• Required work:
Across the entries below, tally every line that holds the word "blockoff". Give only the tally.

-- Records supplied follows --

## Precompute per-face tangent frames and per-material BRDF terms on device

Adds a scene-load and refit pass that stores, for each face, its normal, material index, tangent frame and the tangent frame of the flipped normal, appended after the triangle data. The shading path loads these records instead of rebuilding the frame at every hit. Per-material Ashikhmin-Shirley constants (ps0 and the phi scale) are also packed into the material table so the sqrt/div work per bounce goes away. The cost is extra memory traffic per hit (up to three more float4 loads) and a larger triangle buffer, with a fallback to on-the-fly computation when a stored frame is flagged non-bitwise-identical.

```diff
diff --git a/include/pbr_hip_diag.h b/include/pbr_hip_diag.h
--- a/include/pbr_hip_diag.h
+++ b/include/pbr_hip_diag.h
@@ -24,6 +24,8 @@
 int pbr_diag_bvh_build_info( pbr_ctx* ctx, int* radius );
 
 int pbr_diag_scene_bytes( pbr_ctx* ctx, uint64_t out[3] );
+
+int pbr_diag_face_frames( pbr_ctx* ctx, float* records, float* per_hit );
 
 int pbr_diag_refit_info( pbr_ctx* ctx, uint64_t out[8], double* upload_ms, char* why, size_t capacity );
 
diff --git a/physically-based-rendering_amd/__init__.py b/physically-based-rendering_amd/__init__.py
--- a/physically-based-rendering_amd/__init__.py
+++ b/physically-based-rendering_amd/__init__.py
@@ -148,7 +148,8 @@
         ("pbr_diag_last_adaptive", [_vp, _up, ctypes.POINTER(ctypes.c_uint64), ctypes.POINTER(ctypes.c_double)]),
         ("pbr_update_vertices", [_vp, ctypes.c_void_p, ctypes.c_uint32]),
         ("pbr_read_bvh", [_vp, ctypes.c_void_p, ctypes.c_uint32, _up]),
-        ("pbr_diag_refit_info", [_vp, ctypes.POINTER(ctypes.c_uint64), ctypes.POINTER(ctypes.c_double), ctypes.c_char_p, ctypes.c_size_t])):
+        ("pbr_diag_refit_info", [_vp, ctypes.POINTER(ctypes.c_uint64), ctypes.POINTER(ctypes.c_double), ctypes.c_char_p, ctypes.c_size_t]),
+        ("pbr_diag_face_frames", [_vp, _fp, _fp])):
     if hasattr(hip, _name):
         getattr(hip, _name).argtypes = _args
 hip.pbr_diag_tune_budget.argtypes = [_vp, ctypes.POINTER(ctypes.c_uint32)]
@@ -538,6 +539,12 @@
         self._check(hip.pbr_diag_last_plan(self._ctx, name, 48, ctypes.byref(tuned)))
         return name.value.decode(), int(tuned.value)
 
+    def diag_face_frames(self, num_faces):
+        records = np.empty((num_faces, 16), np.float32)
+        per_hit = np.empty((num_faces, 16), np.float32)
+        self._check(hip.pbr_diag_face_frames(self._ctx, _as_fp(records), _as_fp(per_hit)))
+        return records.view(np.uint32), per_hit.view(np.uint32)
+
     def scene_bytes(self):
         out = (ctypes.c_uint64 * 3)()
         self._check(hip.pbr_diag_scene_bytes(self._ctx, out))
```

-- Records supplied concluded --
-- Records supplied follows --

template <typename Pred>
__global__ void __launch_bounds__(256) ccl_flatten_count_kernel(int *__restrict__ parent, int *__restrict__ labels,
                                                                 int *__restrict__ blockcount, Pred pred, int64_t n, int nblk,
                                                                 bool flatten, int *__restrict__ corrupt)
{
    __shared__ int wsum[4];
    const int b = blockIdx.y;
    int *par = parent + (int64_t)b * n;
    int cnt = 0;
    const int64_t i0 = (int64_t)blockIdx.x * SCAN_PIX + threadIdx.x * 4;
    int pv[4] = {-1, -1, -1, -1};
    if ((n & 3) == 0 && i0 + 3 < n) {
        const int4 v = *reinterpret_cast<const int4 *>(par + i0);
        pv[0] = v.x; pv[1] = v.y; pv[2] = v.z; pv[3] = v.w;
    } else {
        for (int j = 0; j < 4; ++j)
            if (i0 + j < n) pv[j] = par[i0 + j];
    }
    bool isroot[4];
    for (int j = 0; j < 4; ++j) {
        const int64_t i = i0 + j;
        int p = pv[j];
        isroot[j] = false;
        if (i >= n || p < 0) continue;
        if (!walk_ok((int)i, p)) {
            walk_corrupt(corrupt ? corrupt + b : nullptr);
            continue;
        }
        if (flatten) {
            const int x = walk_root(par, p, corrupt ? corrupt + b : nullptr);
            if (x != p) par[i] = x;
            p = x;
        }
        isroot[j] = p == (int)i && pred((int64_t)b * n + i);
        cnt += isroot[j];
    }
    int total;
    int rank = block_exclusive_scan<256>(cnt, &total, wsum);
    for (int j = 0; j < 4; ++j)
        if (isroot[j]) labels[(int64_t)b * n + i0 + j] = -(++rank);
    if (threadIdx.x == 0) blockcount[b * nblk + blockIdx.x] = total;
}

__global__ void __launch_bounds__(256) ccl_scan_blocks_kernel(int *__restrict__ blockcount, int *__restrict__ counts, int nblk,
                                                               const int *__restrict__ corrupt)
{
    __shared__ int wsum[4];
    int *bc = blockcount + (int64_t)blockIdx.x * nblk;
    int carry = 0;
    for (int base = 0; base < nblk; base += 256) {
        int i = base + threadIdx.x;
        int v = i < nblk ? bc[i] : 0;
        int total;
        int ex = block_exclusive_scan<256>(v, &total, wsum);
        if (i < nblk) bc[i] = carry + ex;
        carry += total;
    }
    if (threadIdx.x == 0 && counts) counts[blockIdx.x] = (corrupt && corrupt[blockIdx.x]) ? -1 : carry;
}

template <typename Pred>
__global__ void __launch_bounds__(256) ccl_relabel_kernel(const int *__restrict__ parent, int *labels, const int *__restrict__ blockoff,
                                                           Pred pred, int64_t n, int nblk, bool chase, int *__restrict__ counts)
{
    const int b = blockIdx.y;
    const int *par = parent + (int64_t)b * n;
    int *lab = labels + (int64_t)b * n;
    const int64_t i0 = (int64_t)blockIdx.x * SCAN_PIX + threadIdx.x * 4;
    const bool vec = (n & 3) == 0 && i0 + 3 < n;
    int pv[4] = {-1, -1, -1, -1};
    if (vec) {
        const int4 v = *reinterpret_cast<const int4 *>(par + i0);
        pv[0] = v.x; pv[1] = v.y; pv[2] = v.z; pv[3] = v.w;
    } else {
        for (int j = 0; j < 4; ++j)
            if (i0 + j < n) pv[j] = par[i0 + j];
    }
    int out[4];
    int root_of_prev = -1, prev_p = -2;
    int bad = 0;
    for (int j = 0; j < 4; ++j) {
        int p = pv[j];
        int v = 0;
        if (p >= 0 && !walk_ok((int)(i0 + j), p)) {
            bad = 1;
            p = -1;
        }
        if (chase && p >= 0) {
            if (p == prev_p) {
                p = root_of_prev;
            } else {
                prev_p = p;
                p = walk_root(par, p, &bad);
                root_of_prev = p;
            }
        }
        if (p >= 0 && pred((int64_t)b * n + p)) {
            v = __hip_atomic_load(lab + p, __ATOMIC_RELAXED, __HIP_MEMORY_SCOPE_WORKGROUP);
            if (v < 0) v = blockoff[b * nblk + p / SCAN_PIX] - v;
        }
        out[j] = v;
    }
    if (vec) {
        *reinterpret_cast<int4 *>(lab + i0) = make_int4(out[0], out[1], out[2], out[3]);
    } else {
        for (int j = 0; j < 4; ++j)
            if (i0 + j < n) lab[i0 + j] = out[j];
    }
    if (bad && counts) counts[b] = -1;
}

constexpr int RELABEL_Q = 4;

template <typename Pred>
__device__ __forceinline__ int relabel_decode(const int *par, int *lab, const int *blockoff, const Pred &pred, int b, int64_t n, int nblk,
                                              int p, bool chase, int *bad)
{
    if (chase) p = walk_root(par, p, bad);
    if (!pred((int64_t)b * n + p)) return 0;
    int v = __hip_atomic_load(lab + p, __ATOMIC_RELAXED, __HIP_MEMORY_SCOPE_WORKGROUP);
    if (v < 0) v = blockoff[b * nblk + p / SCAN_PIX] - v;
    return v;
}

-- Records supplied concluded --
-- Records supplied follows --

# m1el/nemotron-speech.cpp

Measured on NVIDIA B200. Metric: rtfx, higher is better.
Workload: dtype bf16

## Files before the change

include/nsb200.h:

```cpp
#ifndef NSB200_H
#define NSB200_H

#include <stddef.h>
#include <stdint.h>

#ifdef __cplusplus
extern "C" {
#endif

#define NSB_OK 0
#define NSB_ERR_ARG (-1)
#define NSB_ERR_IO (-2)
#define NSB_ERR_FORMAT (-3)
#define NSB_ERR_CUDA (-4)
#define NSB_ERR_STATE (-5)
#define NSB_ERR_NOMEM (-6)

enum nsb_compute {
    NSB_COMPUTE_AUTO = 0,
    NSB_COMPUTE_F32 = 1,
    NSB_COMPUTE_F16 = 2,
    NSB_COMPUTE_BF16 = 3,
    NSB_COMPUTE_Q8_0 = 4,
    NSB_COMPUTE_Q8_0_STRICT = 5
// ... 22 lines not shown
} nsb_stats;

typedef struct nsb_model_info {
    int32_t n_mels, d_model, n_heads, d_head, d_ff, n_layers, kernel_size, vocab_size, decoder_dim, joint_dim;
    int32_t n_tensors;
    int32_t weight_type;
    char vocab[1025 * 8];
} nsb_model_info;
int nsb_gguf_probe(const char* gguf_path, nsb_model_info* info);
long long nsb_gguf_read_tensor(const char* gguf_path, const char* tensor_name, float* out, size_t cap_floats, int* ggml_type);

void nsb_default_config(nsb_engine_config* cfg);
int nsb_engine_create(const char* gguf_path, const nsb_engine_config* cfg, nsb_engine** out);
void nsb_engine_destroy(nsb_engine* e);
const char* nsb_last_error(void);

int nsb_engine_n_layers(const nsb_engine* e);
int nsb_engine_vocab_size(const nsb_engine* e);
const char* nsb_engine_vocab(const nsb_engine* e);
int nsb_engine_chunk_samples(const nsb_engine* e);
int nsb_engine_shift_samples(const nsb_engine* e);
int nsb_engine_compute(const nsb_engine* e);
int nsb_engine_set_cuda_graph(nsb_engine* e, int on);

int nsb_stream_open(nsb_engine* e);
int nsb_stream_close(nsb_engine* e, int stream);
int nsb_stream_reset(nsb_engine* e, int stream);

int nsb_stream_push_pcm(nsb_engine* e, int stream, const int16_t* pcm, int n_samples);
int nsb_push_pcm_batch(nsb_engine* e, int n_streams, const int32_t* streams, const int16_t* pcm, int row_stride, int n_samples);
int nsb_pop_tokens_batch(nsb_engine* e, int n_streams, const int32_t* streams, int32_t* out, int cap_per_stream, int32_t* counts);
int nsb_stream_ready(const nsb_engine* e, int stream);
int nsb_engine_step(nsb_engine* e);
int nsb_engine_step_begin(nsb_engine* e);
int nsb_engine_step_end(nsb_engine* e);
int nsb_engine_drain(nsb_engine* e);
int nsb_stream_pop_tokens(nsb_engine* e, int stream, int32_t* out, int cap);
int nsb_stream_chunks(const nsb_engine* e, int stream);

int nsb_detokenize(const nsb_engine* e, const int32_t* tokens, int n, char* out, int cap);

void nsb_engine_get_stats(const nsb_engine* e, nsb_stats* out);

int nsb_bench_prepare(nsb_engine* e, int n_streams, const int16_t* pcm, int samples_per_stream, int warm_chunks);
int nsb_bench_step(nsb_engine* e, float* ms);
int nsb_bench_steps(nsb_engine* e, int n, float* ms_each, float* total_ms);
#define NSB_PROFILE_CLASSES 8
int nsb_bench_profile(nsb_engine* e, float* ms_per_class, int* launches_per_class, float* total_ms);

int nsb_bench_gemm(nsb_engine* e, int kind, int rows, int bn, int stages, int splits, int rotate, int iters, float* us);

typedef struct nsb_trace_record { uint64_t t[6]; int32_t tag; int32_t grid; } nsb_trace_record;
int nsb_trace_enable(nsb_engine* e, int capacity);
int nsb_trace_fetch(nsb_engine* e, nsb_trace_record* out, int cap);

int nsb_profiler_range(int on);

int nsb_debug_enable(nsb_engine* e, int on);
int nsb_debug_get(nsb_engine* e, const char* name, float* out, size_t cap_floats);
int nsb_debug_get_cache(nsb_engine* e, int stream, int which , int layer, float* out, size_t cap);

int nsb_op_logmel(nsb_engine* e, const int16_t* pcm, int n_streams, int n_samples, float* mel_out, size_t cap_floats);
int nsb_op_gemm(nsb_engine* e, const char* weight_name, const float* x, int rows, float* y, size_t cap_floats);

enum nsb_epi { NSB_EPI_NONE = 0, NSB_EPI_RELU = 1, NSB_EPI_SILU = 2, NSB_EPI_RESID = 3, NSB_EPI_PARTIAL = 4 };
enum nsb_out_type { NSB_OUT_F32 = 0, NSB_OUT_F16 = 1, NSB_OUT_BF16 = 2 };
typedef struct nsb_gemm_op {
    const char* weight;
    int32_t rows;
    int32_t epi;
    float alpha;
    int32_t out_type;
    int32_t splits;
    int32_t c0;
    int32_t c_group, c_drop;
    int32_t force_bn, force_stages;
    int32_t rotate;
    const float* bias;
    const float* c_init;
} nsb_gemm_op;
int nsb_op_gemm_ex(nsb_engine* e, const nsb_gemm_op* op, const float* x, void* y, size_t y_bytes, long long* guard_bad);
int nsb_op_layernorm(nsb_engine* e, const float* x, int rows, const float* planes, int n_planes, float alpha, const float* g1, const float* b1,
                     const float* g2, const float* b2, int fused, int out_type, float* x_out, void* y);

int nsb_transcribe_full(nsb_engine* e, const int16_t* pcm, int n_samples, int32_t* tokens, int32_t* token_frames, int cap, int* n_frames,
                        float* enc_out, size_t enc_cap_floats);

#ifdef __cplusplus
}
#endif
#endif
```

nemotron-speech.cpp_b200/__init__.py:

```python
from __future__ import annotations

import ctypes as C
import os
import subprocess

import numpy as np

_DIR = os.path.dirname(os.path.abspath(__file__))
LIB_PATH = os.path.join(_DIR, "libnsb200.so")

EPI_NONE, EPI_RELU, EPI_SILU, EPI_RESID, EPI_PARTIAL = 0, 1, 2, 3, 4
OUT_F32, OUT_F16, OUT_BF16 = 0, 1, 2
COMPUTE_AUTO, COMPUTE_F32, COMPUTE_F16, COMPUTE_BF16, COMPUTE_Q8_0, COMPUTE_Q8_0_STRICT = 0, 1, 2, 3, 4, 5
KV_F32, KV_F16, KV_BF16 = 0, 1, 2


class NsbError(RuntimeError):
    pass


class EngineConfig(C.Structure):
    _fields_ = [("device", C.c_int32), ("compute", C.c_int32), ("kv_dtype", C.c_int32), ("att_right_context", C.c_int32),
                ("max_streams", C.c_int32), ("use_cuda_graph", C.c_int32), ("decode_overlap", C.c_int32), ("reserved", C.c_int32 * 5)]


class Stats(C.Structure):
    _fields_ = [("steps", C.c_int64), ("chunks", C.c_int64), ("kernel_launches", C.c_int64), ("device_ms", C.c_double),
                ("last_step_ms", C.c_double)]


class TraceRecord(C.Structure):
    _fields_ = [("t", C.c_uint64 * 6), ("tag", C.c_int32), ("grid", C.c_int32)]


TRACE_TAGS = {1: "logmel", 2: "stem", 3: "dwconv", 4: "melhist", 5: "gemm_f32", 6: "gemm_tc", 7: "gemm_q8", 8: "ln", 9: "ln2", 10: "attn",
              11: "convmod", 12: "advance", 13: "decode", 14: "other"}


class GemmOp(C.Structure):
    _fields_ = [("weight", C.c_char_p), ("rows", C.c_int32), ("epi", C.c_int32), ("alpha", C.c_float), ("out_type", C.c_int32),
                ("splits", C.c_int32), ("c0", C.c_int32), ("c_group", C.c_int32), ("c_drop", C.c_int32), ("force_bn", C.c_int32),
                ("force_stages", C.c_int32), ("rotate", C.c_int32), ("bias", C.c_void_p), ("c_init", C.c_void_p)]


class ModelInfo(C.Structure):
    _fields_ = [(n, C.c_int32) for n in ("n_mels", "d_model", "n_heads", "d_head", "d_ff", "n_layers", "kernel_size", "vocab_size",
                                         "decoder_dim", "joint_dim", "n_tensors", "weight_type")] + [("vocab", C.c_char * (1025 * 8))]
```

-- Records supplied concluded --

• Problem solution:
4